Starting at the line containing "uint64_t m_strip;" and ending at the line containing "uint64_t live_m = ballot64(live), hit1_m, hit2_m;", print every line of the material below exactly, both ends included, and stop there.
__________
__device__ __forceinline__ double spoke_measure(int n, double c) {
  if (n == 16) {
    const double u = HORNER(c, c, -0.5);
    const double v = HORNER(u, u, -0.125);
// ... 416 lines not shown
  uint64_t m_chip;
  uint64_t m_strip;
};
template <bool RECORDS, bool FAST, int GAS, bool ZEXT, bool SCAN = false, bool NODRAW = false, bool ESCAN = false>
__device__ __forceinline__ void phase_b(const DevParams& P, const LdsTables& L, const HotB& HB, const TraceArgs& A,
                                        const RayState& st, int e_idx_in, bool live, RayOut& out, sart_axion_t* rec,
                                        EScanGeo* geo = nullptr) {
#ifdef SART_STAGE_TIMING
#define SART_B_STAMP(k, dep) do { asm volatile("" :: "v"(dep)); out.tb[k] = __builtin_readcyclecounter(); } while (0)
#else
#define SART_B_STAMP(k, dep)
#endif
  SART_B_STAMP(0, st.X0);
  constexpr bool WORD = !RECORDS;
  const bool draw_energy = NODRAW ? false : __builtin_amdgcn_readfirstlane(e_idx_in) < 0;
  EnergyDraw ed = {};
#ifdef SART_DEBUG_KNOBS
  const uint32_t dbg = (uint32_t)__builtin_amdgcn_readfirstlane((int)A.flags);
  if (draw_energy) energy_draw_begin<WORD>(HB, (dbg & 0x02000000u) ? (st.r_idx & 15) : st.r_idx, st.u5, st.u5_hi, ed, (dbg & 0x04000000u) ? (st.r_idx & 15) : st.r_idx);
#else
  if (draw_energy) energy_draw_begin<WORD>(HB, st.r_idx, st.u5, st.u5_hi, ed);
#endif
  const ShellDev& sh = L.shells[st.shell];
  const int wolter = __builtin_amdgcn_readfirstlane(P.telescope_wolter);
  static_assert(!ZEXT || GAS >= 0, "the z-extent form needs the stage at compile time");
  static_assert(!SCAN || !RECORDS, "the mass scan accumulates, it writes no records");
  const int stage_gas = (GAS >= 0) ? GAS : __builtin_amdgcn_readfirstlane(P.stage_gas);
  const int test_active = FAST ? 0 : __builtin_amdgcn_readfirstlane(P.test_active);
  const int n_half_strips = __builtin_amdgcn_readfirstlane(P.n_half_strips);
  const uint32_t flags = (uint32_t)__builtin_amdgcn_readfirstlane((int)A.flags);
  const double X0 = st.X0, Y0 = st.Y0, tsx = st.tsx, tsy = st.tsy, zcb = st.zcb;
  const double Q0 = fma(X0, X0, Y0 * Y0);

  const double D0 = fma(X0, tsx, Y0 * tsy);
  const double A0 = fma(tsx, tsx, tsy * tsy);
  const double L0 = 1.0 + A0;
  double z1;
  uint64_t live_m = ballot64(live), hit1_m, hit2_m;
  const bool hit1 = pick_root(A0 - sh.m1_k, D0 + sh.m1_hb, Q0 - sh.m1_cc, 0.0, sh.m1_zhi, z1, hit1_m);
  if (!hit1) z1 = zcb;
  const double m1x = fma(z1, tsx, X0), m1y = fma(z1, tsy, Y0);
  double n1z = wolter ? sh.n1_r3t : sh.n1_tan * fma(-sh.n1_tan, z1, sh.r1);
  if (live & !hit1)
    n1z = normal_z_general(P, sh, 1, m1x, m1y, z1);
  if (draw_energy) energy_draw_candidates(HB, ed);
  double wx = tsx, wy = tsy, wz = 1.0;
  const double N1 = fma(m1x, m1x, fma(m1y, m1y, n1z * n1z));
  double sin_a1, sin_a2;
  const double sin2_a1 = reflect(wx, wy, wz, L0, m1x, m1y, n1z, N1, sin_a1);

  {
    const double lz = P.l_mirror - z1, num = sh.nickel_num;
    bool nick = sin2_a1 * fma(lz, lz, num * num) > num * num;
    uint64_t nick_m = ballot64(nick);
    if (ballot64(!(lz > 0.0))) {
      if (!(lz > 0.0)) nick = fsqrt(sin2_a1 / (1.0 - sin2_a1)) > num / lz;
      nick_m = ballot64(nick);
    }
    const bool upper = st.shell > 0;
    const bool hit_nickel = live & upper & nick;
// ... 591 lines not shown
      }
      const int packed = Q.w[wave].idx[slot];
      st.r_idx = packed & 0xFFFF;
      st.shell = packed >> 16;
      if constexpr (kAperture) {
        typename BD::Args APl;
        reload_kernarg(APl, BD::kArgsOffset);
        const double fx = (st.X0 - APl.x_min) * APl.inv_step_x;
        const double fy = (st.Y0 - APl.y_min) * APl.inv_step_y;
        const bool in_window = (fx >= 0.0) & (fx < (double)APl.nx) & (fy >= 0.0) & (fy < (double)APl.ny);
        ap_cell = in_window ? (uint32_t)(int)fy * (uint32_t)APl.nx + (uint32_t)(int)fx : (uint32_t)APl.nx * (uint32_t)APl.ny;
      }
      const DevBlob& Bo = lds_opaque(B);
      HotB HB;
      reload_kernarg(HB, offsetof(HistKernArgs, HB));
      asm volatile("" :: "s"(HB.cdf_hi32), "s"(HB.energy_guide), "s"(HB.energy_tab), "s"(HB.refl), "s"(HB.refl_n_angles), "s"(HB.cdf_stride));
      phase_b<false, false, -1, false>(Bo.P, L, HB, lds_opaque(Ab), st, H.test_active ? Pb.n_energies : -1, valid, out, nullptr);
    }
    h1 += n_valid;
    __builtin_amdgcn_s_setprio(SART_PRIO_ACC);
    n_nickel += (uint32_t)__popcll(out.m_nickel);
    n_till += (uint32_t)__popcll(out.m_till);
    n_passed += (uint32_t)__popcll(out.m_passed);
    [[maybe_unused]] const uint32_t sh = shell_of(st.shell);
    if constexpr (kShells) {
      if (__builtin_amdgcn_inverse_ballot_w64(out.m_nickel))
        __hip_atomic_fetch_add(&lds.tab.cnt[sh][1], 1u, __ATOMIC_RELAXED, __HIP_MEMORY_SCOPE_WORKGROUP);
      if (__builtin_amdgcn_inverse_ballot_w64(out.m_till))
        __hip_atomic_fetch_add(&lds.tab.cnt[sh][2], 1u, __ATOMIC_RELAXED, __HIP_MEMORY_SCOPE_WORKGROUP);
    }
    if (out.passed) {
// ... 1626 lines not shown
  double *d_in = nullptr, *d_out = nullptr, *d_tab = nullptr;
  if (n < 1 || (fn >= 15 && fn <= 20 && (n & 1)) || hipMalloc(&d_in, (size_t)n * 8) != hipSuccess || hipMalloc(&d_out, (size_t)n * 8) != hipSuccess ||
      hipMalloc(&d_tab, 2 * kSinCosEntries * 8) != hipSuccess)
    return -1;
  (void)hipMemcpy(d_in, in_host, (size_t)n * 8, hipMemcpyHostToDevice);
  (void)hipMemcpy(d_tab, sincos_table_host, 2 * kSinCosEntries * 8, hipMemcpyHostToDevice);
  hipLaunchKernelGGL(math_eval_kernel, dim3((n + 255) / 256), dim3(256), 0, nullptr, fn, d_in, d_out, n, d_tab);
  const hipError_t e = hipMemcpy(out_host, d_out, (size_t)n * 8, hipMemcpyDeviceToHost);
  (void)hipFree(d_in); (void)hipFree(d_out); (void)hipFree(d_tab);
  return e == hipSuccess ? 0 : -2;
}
__________
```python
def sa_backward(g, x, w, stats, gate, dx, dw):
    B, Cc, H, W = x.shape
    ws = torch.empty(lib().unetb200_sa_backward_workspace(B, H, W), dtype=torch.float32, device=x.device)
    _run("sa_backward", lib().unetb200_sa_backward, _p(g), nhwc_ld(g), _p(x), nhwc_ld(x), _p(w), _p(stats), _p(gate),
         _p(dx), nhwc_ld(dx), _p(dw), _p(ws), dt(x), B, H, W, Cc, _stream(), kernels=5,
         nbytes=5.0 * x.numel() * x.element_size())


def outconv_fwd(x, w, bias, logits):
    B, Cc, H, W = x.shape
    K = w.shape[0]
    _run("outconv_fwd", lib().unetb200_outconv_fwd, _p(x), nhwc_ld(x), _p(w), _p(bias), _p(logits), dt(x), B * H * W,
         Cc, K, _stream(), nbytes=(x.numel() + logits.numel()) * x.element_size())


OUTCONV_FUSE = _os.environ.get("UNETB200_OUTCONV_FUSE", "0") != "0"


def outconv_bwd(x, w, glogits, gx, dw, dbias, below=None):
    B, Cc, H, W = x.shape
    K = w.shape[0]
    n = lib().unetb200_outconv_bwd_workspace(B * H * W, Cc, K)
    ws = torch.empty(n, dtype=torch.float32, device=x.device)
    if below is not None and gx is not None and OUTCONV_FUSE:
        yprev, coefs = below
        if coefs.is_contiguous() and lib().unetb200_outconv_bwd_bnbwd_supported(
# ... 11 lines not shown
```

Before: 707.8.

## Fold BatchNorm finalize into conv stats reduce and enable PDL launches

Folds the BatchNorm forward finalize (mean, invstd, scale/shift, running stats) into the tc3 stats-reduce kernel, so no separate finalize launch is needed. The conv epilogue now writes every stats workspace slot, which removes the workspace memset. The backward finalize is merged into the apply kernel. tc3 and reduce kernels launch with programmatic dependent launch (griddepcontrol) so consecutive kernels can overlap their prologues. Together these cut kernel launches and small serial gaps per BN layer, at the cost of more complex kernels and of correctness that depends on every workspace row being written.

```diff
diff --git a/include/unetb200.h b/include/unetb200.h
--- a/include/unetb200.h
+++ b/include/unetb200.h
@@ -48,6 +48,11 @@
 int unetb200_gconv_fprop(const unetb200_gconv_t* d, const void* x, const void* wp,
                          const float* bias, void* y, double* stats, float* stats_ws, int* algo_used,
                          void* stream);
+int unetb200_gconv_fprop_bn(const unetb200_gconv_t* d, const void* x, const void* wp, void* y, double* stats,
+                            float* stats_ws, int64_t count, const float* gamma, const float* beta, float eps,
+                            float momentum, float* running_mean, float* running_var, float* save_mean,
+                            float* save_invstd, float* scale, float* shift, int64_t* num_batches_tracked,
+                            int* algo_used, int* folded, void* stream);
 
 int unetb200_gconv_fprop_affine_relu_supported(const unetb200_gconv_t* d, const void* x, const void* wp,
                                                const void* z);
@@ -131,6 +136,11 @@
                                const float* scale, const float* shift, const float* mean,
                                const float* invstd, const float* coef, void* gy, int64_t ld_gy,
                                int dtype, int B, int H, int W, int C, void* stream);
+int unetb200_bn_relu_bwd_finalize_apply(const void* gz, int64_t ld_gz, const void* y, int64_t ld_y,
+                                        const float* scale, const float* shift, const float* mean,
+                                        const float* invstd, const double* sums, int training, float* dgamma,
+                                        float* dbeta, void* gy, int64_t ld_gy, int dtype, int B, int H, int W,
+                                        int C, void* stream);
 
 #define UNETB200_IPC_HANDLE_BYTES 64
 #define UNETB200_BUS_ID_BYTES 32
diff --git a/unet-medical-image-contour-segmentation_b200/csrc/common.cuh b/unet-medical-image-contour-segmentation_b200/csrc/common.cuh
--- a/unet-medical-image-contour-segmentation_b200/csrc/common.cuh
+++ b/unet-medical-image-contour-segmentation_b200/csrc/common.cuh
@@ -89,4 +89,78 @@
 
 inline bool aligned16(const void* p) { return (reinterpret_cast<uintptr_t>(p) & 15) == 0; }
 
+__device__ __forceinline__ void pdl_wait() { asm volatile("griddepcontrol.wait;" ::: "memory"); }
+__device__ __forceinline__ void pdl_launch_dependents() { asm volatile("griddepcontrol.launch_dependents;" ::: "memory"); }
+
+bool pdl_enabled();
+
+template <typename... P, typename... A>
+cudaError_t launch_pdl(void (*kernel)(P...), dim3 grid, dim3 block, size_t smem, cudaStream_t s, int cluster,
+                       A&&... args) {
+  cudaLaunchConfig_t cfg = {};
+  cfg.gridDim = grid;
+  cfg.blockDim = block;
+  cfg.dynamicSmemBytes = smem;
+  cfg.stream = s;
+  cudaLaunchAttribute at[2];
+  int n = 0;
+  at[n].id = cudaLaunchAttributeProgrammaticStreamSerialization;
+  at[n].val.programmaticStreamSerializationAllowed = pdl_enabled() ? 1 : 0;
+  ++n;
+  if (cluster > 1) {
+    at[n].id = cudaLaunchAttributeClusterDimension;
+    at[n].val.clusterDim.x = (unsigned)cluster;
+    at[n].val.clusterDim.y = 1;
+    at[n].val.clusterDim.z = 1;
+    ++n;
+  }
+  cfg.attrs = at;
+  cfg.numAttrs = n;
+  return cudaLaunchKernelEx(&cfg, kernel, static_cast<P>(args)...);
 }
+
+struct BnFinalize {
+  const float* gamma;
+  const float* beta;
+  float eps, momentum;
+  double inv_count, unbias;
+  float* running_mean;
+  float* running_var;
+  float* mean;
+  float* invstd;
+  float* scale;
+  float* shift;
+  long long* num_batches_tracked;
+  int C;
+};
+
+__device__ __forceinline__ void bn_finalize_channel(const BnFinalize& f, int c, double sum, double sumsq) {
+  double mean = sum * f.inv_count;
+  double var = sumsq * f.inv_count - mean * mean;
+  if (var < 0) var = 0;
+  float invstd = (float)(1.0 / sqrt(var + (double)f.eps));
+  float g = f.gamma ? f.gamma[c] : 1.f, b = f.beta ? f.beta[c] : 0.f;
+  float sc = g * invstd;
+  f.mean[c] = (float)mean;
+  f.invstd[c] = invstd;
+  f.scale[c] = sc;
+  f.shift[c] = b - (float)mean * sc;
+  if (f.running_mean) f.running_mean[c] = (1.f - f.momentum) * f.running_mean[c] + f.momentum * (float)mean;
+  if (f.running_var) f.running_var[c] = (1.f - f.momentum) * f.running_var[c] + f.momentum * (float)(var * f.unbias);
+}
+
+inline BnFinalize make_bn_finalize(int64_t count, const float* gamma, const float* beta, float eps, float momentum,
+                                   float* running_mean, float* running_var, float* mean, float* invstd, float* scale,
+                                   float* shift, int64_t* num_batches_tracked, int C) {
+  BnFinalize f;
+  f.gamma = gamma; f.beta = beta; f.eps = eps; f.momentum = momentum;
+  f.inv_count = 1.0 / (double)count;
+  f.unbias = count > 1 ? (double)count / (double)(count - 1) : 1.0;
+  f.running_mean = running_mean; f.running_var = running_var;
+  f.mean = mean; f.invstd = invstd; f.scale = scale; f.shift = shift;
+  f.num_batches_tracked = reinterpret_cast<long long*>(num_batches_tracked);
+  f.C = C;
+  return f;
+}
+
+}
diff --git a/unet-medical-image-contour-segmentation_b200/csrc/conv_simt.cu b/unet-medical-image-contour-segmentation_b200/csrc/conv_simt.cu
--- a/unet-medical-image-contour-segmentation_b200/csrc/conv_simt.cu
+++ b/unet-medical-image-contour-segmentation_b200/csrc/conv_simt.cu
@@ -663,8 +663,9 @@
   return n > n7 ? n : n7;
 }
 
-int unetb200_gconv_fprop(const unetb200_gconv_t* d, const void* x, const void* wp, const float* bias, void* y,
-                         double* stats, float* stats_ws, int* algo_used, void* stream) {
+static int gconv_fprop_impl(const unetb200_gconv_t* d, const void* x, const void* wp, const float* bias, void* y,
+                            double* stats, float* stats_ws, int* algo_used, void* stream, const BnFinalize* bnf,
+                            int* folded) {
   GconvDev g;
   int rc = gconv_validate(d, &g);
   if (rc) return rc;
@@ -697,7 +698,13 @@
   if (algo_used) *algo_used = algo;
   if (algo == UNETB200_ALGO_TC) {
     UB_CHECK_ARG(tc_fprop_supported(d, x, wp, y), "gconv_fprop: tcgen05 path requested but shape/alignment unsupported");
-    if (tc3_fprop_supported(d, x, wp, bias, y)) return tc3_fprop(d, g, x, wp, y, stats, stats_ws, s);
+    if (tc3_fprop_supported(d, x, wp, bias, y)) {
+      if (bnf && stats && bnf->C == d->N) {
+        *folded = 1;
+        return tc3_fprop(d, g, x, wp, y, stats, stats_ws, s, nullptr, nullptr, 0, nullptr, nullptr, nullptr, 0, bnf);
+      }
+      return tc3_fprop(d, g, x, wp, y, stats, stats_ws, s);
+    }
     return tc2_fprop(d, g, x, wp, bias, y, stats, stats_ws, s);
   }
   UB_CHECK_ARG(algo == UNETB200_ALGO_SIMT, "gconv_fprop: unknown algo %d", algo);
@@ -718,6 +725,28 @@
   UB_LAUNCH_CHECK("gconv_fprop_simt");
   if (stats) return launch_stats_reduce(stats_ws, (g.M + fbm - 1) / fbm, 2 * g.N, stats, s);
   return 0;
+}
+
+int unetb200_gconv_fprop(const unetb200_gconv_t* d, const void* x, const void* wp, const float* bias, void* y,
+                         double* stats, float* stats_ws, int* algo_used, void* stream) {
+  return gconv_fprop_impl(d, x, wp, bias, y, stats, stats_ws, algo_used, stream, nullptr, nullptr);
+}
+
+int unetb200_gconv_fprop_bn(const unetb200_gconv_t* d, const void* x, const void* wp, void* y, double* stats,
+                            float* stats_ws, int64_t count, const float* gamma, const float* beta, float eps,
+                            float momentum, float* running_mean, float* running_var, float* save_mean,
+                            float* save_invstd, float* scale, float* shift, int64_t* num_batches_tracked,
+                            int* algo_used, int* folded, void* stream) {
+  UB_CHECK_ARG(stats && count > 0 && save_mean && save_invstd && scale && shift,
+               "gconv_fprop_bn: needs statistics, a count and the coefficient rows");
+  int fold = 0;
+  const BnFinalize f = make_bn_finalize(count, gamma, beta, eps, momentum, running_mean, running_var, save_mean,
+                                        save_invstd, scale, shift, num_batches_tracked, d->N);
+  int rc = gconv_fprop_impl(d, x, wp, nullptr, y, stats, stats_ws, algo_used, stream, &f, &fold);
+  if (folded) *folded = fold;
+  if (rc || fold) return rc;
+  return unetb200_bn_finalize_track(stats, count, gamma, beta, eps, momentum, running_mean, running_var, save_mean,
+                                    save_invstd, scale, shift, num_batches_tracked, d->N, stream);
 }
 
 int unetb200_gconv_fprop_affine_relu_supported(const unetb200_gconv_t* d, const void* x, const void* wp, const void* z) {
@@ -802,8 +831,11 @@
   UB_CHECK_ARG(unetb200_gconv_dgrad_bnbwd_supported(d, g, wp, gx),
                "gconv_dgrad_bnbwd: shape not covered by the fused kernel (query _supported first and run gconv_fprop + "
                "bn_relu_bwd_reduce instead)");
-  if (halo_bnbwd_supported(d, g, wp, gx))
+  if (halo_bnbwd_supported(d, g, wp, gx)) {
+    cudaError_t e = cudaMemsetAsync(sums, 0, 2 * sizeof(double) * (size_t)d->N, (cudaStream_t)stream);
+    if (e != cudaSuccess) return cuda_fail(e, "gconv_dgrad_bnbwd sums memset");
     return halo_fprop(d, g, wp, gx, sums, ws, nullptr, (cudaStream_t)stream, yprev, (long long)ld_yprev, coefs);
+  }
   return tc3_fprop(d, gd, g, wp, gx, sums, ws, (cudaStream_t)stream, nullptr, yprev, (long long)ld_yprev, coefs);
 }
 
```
__________
EXERCISE RESPONSE:
  uint64_t m_strip;
};
template <bool RECORDS, bool FAST, int GAS, bool ZEXT, bool SCAN = false, bool NODRAW = false, bool ESCAN = false>
__device__ __forceinline__ void phase_b(const DevParams& P, const LdsTables& L, const HotB& HB, const TraceArgs& A,
                                        const RayState& st, int e_idx_in, bool live, RayOut& out, sart_axion_t* rec,
                                        EScanGeo* geo = nullptr) {
#ifdef SART_STAGE_TIMING
#define SART_B_STAMP(k, dep) do { asm volatile("" :: "v"(dep)); out.tb[k] = __builtin_readcyclecounter(); } while (0)
#else
#define SART_B_STAMP(k, dep)
#endif
  SART_B_STAMP(0, st.X0);
  constexpr bool WORD = !RECORDS;
  const bool draw_energy = NODRAW ? false : __builtin_amdgcn_readfirstlane(e_idx_in) < 0;
  EnergyDraw ed = {};
#ifdef SART_DEBUG_KNOBS
  const uint32_t dbg = (uint32_t)__builtin_amdgcn_readfirstlane((int)A.flags);
  if (draw_energy) energy_draw_begin<WORD>(HB, (dbg & 0x02000000u) ? (st.r_idx & 15) : st.r_idx, st.u5, st.u5_hi, ed, (dbg & 0x04000000u) ? (st.r_idx & 15) : st.r_idx);
#else
  if (draw_energy) energy_draw_begin<WORD>(HB, st.r_idx, st.u5, st.u5_hi, ed);
#endif
  const ShellDev& sh = L.shells[st.shell];
  const int wolter = __builtin_amdgcn_readfirstlane(P.telescope_wolter);
  static_assert(!ZEXT || GAS >= 0, "the z-extent form needs the stage at compile time");
  static_assert(!SCAN || !RECORDS, "the mass scan accumulates, it writes no records");
  const int stage_gas = (GAS >= 0) ? GAS : __builtin_amdgcn_readfirstlane(P.stage_gas);
  const int test_active = FAST ? 0 : __builtin_amdgcn_readfirstlane(P.test_active);
  const int n_half_strips = __builtin_amdgcn_readfirstlane(P.n_half_strips);
  const uint32_t flags = (uint32_t)__builtin_amdgcn_readfirstlane((int)A.flags);
  const double X0 = st.X0, Y0 = st.Y0, tsx = st.tsx, tsy = st.tsy, zcb = st.zcb;
  const double Q0 = fma(X0, X0, Y0 * Y0);

  const double D0 = fma(X0, tsx, Y0 * tsy);
  const double A0 = fma(tsx, tsx, tsy * tsy);
  const double L0 = 1.0 + A0;
  double z1;
  uint64_t live_m = ballot64(live), hit1_m, hit2_m;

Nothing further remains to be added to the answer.